Aller au contenu principal
Le Ventre Législatif. Aspect des bancs ministériels de la chambre improstituée de 1834.

Le Ventre Législatif. Aspect des bancs ministériels de la chambre improstituée de 1834.

Charles Philippon.

Charles Philippon.

Jean-Pons-Guillaume Viennet.

Jean-Pons-Guillaume Viennet.

François-Pierre-Guillaume Guizot, Ministre de l'Intérieur (1790-1874).

François-Pierre-Guillaume Guizot, Ministre de l'Intérieur (1790-1874).

Le Ventre Législatif. Aspect des bancs ministériels de la chambre improstituée de 1834.
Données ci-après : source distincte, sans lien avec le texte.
__device__ __forceinline__ bool invert6_in_place(double (&ar)[6][6], double (&ai)[6][6]) {
  bool ok = true;
#pragma unroll
  for (int k = 0; k < 6; k++) {
    const double n2 = ar[k][k] * ar[k][k] + ai[k][k] * ai[k][k];
    ok = ok && n2 > 1e-24;
    const double pr = ar[k][k] / n2, pi = -ai[k][k] / n2;
#pragma unroll
    for (int j = 0; j < 6; j++)
      if (j != k) { const double xr = ar[k][j], xi = ai[k][j]; ar[k][j] = xr * pr - xi * pi; ai[k][j] = xr * pi + xi * pr; }
#pragma unroll
    for (int i = 0; i < 6; i++)
      if (i != k) {
        const double fr = ar[i][k], fi = ai[i][k];
#pragma unroll
        for (int j = 0; j < 6; j++)
          if (j != k) { ar[i][j] -= fr * ar[k][j] - fi * ai[k][j]; ai[i][j] -= fr * ai[k][j] + fi * ar[k][j]; }
        ar[i][k] = -(fr * pr - fi * pi); ai[i][k] = -(fr * pi + fi * pr);
      }
    ar[k][k] = pr; ai[k][k] = pi;
  }
  return ok;
}
__device__ __forceinline__ void invert_herm6(const double (&d)[6], const double (&ur)[15], const double (&ui)[15], double (&od)[6], double (&our)[15], double (&oui)[15]) {
  double ar[6][6], ai[6][6];
  {
    int k = 0;
#pragma unroll
    for (int i = 0; i < 6; i++) {
      ar[i][i] = d[i]; ai[i][i] = 0.0;
#pragma unroll
      for (int j = i + 1; j < 6; j++, k++) { ar[i][j] = ur[k]; ai[i][j] = ui[k]; ar[j][i] = ur[k]; ai[j][i] = -ui[k]; }
    }
  }
  if (!invert6_in_place(ar, ai)) {
    double mr[6][12], mi[6][12];
    for (int i = 0; i < 6; i++)
      for (int j = 0; j < 12; j++) { mr[i][j] = (j == 6 + i) ? 1.0 : 0.0; mi[i][j] = 0.0; }
    int k = 0;
    for (int i = 0; i < 6; i++) {
      mr[i][i] = d[i];
      for (int j = i + 1; j < 6; j++, k++) { mr[i][j] = ur[k]; mi[i][j] = ui[k]; mr[j][i] = ur[k]; mi[j][i] = -ui[k]; }
    }
    gauss_jordan6(mr, mi);
    k = 0;
    for (int i = 0; i < 6; i++) {
      od[i] = mr[i][6 + i];
      for (int j = i + 1; j < 6; j++, k++) { our[k] = mr[i][6 + j]; oui[k] = mi[i][6 + j]; }
    }
    return;
  }
  int k = 0;
#pragma unroll
  for (int i = 0; i < 6; i++) {
    od[i] = ar[i][i];
#pragma unroll
    for (int j = i + 1; j < 6; j++, k++) { our[k] = ar[i][j]; oui[k] = ai[i][j]; }
  }
}

template <typename T>
__device__ __forceinline__ bool compress_herm6(const double (&d)[6], const double (&ur)[15], const double (&ui)[15], T* __restrict__ out,
                                               size_t V, size_t s, int r0) {
  auto up = [](int i, int j) { return 5 * i - i * (i - 1) / 2 + j - i - 1; };
  double mx = 0, dev = 0, c = 0;
#pragma unroll
  for (int i = 0; i < 6; i++) mx = fmax(mx, fabs(d[i]));
#pragma unroll
  for (int k = 0; k < 15; k++) mx = fmax(mx, hypot(ur[k], ui[k]));
#pragma unroll
  for (int i = 0; i < 3; i++) {
    c += d[i] + d[3 + i];
    dev = fmax(dev, fabs(d[i] + d[3 + i] - (d[0] + d[3])));
#pragma unroll
    for (int j = i + 1; j < 3; j++) dev = fmax(dev, hypot(ur[up(i, j)] + ur[up(3 + i, 3 + j)], ui[up(i, j)] + ui[up(3 + i, 3 + j)]));
  }
  T v[28];
  v[0] = (T)(c / 6);
#pragma unroll
  for (int i = 0; i < 3; i++) v[1 + i] = (T)((d[i] - d[3 + i]) / 2);
#pragma unroll
  for (int i = 0; i < 3; i++)
#pragma unroll
    for (int j = i + 1; j < 3; j++) { v[4 + 2 * (i + j - 1)] = (T)ur[up(i, j)]; v[5 + 2 * (i + j - 1)] = (T)ui[up(i, j)]; }
#pragma unroll
  for (int i = 0; i < 3; i++)
#pragma unroll
    for (int j = 0; j < 3; j++) { v[10 + 2 * (3 * i + j)] = (T)ur[up(i, 3 + j)]; v[11 + 2 * (3 * i + j)] = (T)ui[up(i, 3 + j)]; }
#pragma unroll
  for (int r = 0; r < 28; r++) out[soa_index_dev<T>(56, V, s, r0 + r)] = v[r];
  return dev <= 1e-12 * mx;
}

template <typename T>
__global__ __launch_bounds__(128) void operator_layout_kernel(T* __restrict__ D, T* __restrict__ clover, T* __restrict__ clover_inv,
                                                              const double* __restrict__ D_lex, const double* __restrict__ clover_lex,
                                                              const int* __restrict__ lex_of_site, int V) {
  const size_t s = (size_t)blockIdx.x * 128 + threadIdx.x;
  if (s >= (size_t)V) return;
  const size_t lx = lex_of_site[s];
  for (int mu = 0; mu < 4; mu++)
    for (int r = 0; r < 18; r++)
      D[(size_t)mu * 18 * V + soa_index_dev<T>(18, V, s, r)] = (T)D_lex[(lx * 36 + mu * 9) * 2 + r];
  const double* c = clover_lex + lx * 42 * 2;
#pragma unroll
  for (int b = 0; b < 2; b++) {
    double d[6], ur[15], ui[15], od[6], our[15], oui[15];
#pragma unroll
    for (int i = 0; i < 6; i++) d[i] = c[2 * (6 * b + i)];
#pragma unroll
    for (int k = 0; k < 15; k++) { ur[k] = c[2 * (12 + 15 * b + k)]; ui[k] = c[2 * (12 + 15 * b + k) + 1]; }
    invert_herm6(d, ur, ui, od, our, oui);
    const int r0 = 36 * b;
#pragma unroll
    for (int i = 0; i < 6; i++) {
      clover[soa_index_dev<T>(72, V, s, r0 + i)] = (T)d[i];
      clover_inv[soa_index_dev<T>(72, V, s, r0 + i)] = (T)od[i];
    }
#pragma unroll
    for (int k = 0; k < 15; k++) {
      clover[soa_index_dev<T>(72, V, s, r0 + 6 + 2 * k)] = (T)ur[k];
      clover[soa_index_dev<T>(72, V, s, r0 + 6 + 2 * k + 1)] = (T)ui[k];
      clover_inv[soa_index_dev<T>(72, V, s, r0 + 6 + 2 * k)] = (T)our[k];
      clover_inv[soa_index_dev<T>(72, V, s, r0 + 6 + 2 * k + 1)] = (T)oui[k];
    }
  }
}

template <typename T>
__global__ __launch_bounds__(128) void clover_shift_kernel(T* clover, T* __restrict__ clover_inv, T* __restrict__ cloverc, const double* clover64, double diff,
                                                           int V) {
  const size_t s = (size_t)blockIdx.x * 128 + threadIdx.x;
  if (s >= (size_t)V) return;
#pragma unroll
  for (int b = 0; b < 2; b++) {
    double d[6], ur[15], ui[15], od[6], our[15], oui[15];
    const int r0 = 36 * b;
#pragma unroll
    for (int i = 0; i < 6; i++) d[i] = clover64[soa_index_dev<double>(72, V, s, r0 + i)] + diff;
#pragma unroll
    for (int k = 0; k < 15; k++) {
      ur[k] = clover64[soa_index_dev<double>(72, V, s, r0 + 6 + 2 * k)];
      ui[k] = clover64[soa_index_dev<double>(72, V, s, r0 + 6 + 2 * k + 1)];
    }
#pragma unroll
    for (int i = 0; i < 6; i++) clover[soa_index_dev<T>(72, V, s, r0 + i)] = (T)d[i];
    if (cloverc) (void)compress_herm6<T>(d, ur, ui, cloverc, V, s, 28 * b);
    invert_herm6(d, ur, ui, od, our, oui);
#pragma unroll
    for (int i = 0; i < 6; i++) clover_inv[soa_index_dev<T>(72, V, s, r0 + i)] = (T)od[i];
#pragma unroll
    for (int k = 0; k < 15; k++) {
      clover_inv[soa_index_dev<T>(72, V, s, r0 + 6 + 2 * k)] = (T)our[k];
      clover_inv[soa_index_dev<T>(72, V, s, r0 + 6 + 2 * k + 1)] = (T)oui[k];
    }
  }
}
template <typename T>
void FineOp<T>::shift_diagonal(const double* clover64, double diff, hipStream_t st) {
  DDAMG_REQUIRE(clover_ != nullptr && clover64 != nullptr, "shift_diagonal: no operator uploaded");
  hipLaunchKernelGGL(clover_shift_kernel<T>, dim3((unsigned)((V_ + 127) / 128)), dim3(128), 0, st, clover_, clover_inv_, Cc_, clover64, diff, (int)V_);
  DDAMG_HIP_CHECK(hipGetLastError());
}

template <typename T>
__global__ __launch_bounds__(128) void clover_scale_kernel(T* clover, T* __restrict__ clover_inv, T* __restrict__ cloverc, const double* base64,
                                                           const unsigned char* __restrict__ parity, double scale_even, double scale_odd, int V) {
  const size_t s = (size_t)blockIdx.x * 128 + threadIdx.x;
  if (s >= (size_t)V) return;
  const double f = parity[s] ? scale_odd : scale_even;
#pragma unroll
  for (int b = 0; b < 2; b++) {
    double d[6], ur[15], ui[15], od[6], our[15], oui[15];
    const int r0 = 36 * b;
#pragma unroll
    for (int i = 0; i < 6; i++) d[i] = f * base64[soa_index_dev<double>(72, V, s, r0 + i)];
#pragma unroll
    for (int k = 0; k < 15; k++) {
      ur[k] = f * base64[soa_index_dev<double>(72, V, s, r0 + 6 + 2 * k)];
      ui[k] = f * base64[soa_index_dev<double>(72, V, s, r0 + 6 + 2 * k + 1)];
    }
    if (cloverc) (void)compress_herm6<T>(d, ur, ui, cloverc, V, s, 28 * b);
    invert_herm6(d, ur, ui, od, our, oui);
#pragma unroll
    for (int i = 0; i < 6; i++) {
      clover[soa_index_dev<T>(72, V, s, r0 + i)] = (T)d[i];
      clover_inv[soa_index_dev<T>(72, V, s, r0 + i)] = (T)od[i];
    }
#pragma unroll
    for (int k = 0; k < 15; k++) {
      clover[soa_index_dev<T>(72, V, s, r0 + 6 + 2 * k)] = (T)ur[k];
      clover[soa_index_dev<T>(72, V, s, r0 + 6 + 2 * k + 1)] = (T)ui[k];
      clover_inv[soa_index_dev<T>(72, V, s, r0 + 6 + 2 * k)] = (T)our[k];
      clover_inv[soa_index_dev<T>(72, V, s, r0 + 6 + 2 * k + 1)] = (T)oui[k];
    }
  }
}
template <typename T>
void FineOp<T>::scale_clover(const double* base64, double scale_even, double scale_odd, hipStream_t st) {
  DDAMG_REQUIRE(clover_ != nullptr && base64 != nullptr && parity_ != nullptr, "scale_clover: no operator uploaded");
  DDAMG_REQUIRE((const void*)base64 != (const void*)clover_, "scale_clover: the unscaled copy must be a buffer of its own");
  hipLaunchKernelGGL(clover_scale_kernel<T>, dim3((unsigned)((V_ + 127) / 128)), dim3(128), 0, st, clover_, clover_inv_, Cc_, base64, parity_, scale_even, scale_odd, (int)V_);
  DDAMG_HIP_CHECK(hipGetLastError());
}

template <typename T>
__global__ __launch_bounds__(128) void link_compress_kernel(T* __restrict__ Dc, signed char* __restrict__ sgn, int* __restrict__ bad,
                                                            const double* __restrict__ D_lex, const int* __restrict__ lex_of_site, int V) {
  const size_t s = (size_t)blockIdx.x * 128 + threadIdx.x;
  if (s >= (size_t)V) return;
  const size_t lx = lex_of_site[s];
  for (int mu = 0; mu < 4; mu++) {
    const double* u = D_lex + (lx * 36 + mu * 9) * 2;
    double dev_p = 0, dev_m = 0, nrm = 0;
    for (int k = 0; k < 3; k++) {
      const int k1 = (k + 1) % 3, k2 = (k + 2) % 3;
      const double cr = u[2 * k1] * u[6 + 2 * k2] - u[2 * k1 + 1] * u[6 + 2 * k2 + 1] - (u[2 * k2] * u[6 + 2 * k1] - u[2 * k2 + 1] * u[6 + 2 * k1 + 1]);
      const double ci = u[2 * k1] * u[6 + 2 * k2 + 1] + u[2 * k1 + 1] * u[6 + 2 * k2] - (u[2 * k2] * u[6 + 2 * k1 + 1] + u[2 * k2 + 1] * u[6 + 2 * k1]);
      const double er = 2 * cr, ei = -2 * ci;
      dev_p += (u[12 + 2 * k] - er) * (u[12 + 2 * k] - er) + (u[12 + 2 * k + 1] - ei) * (u[12 + 2 * k + 1] - ei);
      dev_m += (u[12 + 2 * k] + er) * (u[12 + 2 * k] + er) + (u[12 + 2 * k + 1] + ei) * (u[12 + 2 * k + 1] + ei);
      nrm += u[12 + 2 * k] * u[12 + 2 * k] + u[12 + 2 * k + 1] * u[12 + 2 * k + 1];
    }
    const bool plus = dev_p <= dev_m;
    const double accept = sizeof(T) == 4 ? 1e-24 : 1e-28;
    if ((plus ? dev_p : dev_m) > accept * (nrm > 0 ? nrm : 1.0) || nrm == 0) atomicOr(bad, 1);
    sgn[(size_t)mu * V + s] = plus ? 1 : -1;
    for (int r = 0; r < 12; r++) Dc[(size_t)mu * 12 * V + soa_index_dev<T>(12, V, s, r)] = (T)u[r];
  }
}

template <typename T>
__global__ __launch_bounds__(128) void clover_compress_kernel(T* __restrict__ cloverc, int* __restrict__ bad, const double* __restrict__ clover_lex,
                                                              const int* __restrict__ lex_of_site, int V) {
  const size_t s = (size_t)blockIdx.x * 128 + threadIdx.x;
  if (s >= (size_t)V) return;
  const double* c = clover_lex + (size_t)lex_of_site[s] * 42 * 2;
  bool ok = true;
#pragma unroll
  for (int b = 0; b < 2; b++) {
    double d[6], ur[15], ui[15];
#pragma unroll
    for (int i = 0; i < 6; i++) d[i] = c[2 * (6 * b + i)];
#pragma unroll
    for (int k = 0; k < 15; k++) { ur[k] = c[2 * (12 + 15 * b + k)]; ui[k] = c[2 * (12 + 15 * b + k) + 1]; }
    ok = compress_herm6<T>(d, ur, ui, cloverc, V, s, 28 * b) && ok;
  }
  if (!ok) atomicOr(bad, 1);
}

Le Ventre Législatif. Aspect des bancs ministériels de la chambre improstituée de 1834.

Date de création : 1834

Date représentée : 1834

H. : 28 cm

L. : 43 cm

in L'Association mensuelle, 13 janvier 1834 lithographie

Domaine : Estampes-Gravures

© Cliché Bibliothèque Nationale de France

L'Association mensuelle, 13 janvier 1834

Portraits-charges des célébrités du juste milieu

Date de publication : Février 2014

Auteur : Robert FOHR

Les bustes-charges des “ Célébrités du juste milieu ” et les lithographies qui en découlent remontent aux débuts de la monarchie de Juillet. Leur titre est emprunté à un discours du 30 janvier 1831 dans lequel le roi Louis-Philippe fait connaître son intention de “ se tenir dans un juste milieu également éloigné des excès du pouvoir populaire et des abus du pouvoir royal ”. Cette formule malheureuse allait donner à Charles Philipon, directeur de La Caricature et du Charivari, l’idée de publier des portraits-charges de personnalités du régime qu’il annonce à ses lecteurs dès le mois d’avril 1831. Echelonnée de 1832 à 1835, la publication de ces lithographiques satiriques a pour toile de fond le durcissement de la rivalité entre le “ parti du mouvement ” (Laffitte), au pouvoir seulement du 2 novembre 1830 au 22 mars 1831, et “ le parti de la résistance ” (Casimir Perier, Thiers, Guizot, Soult…) qui prend la relève sous le regard critique et face à l’agitation grandissante des républicains, aux rangs desquels appartiennent Philipon et Daumier.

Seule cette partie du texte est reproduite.